Stored data entries:
◇ ◇ ◇ ◇

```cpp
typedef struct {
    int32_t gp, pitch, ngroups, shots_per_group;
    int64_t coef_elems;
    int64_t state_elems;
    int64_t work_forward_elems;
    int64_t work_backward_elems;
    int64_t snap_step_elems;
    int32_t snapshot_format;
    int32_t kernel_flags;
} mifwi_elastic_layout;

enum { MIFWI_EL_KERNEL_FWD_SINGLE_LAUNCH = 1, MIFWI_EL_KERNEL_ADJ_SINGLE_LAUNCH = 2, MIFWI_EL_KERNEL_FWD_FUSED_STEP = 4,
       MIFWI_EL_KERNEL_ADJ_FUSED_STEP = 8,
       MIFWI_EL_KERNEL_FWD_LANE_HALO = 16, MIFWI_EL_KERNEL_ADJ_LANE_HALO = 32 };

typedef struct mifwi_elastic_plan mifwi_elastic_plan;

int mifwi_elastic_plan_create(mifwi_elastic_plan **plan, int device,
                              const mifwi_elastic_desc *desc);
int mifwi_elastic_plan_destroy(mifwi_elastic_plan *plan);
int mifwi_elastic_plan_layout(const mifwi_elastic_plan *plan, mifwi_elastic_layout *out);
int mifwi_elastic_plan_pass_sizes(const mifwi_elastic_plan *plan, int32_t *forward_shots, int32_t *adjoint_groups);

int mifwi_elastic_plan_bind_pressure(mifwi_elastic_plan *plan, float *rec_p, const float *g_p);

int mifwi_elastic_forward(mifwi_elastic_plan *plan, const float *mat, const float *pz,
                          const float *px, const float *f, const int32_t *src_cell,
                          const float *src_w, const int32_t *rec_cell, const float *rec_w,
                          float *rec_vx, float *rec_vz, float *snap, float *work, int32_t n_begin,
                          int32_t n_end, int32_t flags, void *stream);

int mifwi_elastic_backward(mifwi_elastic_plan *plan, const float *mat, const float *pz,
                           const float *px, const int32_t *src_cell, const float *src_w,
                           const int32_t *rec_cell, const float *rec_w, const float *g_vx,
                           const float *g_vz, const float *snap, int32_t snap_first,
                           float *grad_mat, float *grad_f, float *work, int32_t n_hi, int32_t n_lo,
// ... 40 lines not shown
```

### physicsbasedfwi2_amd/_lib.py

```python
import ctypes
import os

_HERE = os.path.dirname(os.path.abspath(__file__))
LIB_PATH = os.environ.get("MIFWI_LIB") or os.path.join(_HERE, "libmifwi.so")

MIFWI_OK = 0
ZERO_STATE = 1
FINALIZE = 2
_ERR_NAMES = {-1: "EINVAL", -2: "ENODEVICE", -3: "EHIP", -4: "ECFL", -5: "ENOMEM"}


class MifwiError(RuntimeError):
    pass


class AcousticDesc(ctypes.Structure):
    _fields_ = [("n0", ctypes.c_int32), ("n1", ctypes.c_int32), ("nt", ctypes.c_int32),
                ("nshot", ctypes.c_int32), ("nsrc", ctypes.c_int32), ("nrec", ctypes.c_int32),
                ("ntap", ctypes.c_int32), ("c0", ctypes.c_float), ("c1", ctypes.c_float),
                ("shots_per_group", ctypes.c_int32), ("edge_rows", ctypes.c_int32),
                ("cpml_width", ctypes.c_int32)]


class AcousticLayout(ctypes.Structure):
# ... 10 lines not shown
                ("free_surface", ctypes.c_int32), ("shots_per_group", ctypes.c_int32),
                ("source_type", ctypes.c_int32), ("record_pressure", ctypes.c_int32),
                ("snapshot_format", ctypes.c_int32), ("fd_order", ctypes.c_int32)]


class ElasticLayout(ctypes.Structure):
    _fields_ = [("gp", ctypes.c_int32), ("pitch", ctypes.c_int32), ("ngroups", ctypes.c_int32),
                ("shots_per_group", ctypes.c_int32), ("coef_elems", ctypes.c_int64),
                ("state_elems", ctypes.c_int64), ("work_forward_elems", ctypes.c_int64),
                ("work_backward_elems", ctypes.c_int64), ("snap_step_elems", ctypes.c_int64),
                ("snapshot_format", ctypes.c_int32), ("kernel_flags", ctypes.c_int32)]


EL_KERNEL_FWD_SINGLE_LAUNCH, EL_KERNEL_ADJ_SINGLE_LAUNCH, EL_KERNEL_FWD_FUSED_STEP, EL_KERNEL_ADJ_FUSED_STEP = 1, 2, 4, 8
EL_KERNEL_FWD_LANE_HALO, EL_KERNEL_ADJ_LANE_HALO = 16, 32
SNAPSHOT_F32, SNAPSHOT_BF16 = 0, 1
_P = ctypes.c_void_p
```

◇ ◇ ◇ ◇

- _Assignment_
The required response is a complete, exact copy of the records.

- _Written response_
```cpp
typedef struct {
    int32_t gp, pitch, ngroups, shots_per_group;
    int64_t coef_elems;
    int64_t state_elems;
    int64_t work_forward_elems;
    int64_t work_backward_elems;
    int64_t snap_step_elems;
    int32_t snapshot_format;
    int32_t kernel_flags;
} mifwi_elastic_layout;

enum { MIFWI_EL_KERNEL_FWD_SINGLE_LAUNCH = 1, MIFWI_EL_KERNEL_ADJ_SINGLE_LAUNCH = 2, MIFWI_EL_KERNEL_FWD_FUSED_STEP = 4,
       MIFWI_EL_KERNEL_ADJ_FUSED_STEP = 8,
       MIFWI_EL_KERNEL_FWD_LANE_HALO = 16, MIFWI_EL_KERNEL_ADJ_LANE_HALO = 32 };

typedef struct mifwi_elastic_plan mifwi_elastic_plan;

int mifwi_elastic_plan_create(mifwi_elastic_plan **plan, int device,
                              const mifwi_elastic_desc *desc);
int mifwi_elastic_plan_destroy(mifwi_elastic_plan *plan);
int mifwi_elastic_plan_layout(const mifwi_elastic_plan *plan, mifwi_elastic_layout *out);
int mifwi_elastic_plan_pass_sizes(const mifwi_elastic_plan *plan, int32_t *forward_shots, int32_t *adjoint_groups);

int mifwi_elastic_plan_bind_pressure(mifwi_elastic_plan *plan, float *rec_p, const float *g_p);

int mifwi_elastic_forward(mifwi_elastic_plan *plan, const float *mat, const float *pz,
                          const float *px, const float *f, const int32_t *src_cell,
                          const float *src_w, const int32_t *rec_cell, const float *rec_w,
                          float *rec_vx, float *rec_vz, float *snap, float *work, int32_t n_begin,
                          int32_t n_end, int32_t flags, void *stream);

int mifwi_elastic_backward(mifwi_elastic_plan *plan, const float *mat, const float *pz,
                           const float *px, const int32_t *src_cell, const float *src_w,
                           const int32_t *rec_cell, const float *rec_w, const float *g_vx,
                           const float *g_vz, const float *snap, int32_t snap_first,
                           float *grad_mat, float *grad_f, float *work, int32_t n_hi, int32_t n_lo,
// ... 40 lines not shown
```

### physicsbasedfwi2_amd/_lib.py

```python
import ctypes
import os

_HERE = os.path.dirname(os.path.abspath(__file__))
LIB_PATH = os.environ.get("MIFWI_LIB") or os.path.join(_HERE, "libmifwi.so")

MIFWI_OK = 0
ZERO_STATE = 1
FINALIZE = 2
_ERR_NAMES = {-1: "EINVAL", -2: "ENODEVICE", -3: "EHIP", -4: "ECFL", -5: "ENOMEM"}


class MifwiError(RuntimeError):
    pass


class AcousticDesc(ctypes.Structure):
    _fields_ = [("n0", ctypes.c_int32), ("n1", ctypes.c_int32), ("nt", ctypes.c_int32),
                ("nshot", ctypes.c_int32), ("nsrc", ctypes.c_int32), ("nrec", ctypes.c_int32),
                ("ntap", ctypes.c_int32), ("c0", ctypes.c_float), ("c1", ctypes.c_float),
                ("shots_per_group", ctypes.c_int32), ("edge_rows", ctypes.c_int32),
                ("cpml_width", ctypes.c_int32)]


class AcousticLayout(ctypes.Structure):
# ... 10 lines not shown
                ("free_surface", ctypes.c_int32), ("shots_per_group", ctypes.c_int32),
                ("source_type", ctypes.c_int32), ("record_pressure", ctypes.c_int32),
                ("snapshot_format", ctypes.c_int32), ("fd_order", ctypes.c_int32)]


class ElasticLayout(ctypes.Structure):
    _fields_ = [("gp", ctypes.c_int32), ("pitch", ctypes.c_int32), ("ngroups", ctypes.c_int32),
                ("shots_per_group", ctypes.c_int32), ("coef_elems", ctypes.c_int64),
                ("state_elems", ctypes.c_int64), ("work_forward_elems", ctypes.c_int64),
                ("work_backward_elems", ctypes.c_int64), ("snap_step_elems", ctypes.c_int64),
                ("snapshot_format", ctypes.c_int32), ("kernel_flags", ctypes.c_int32)]


EL_KERNEL_FWD_SINGLE_LAUNCH, EL_KERNEL_ADJ_SINGLE_LAUNCH, EL_KERNEL_FWD_FUSED_STEP, EL_KERNEL_ADJ_FUSED_STEP = 1, 2, 4, 8
EL_KERNEL_FWD_LANE_HALO, EL_KERNEL_ADJ_LANE_HALO = 16, 32
SNAPSHOT_F32, SNAPSHOT_BF16 = 0, 1
_P = ctypes.c_void_p
```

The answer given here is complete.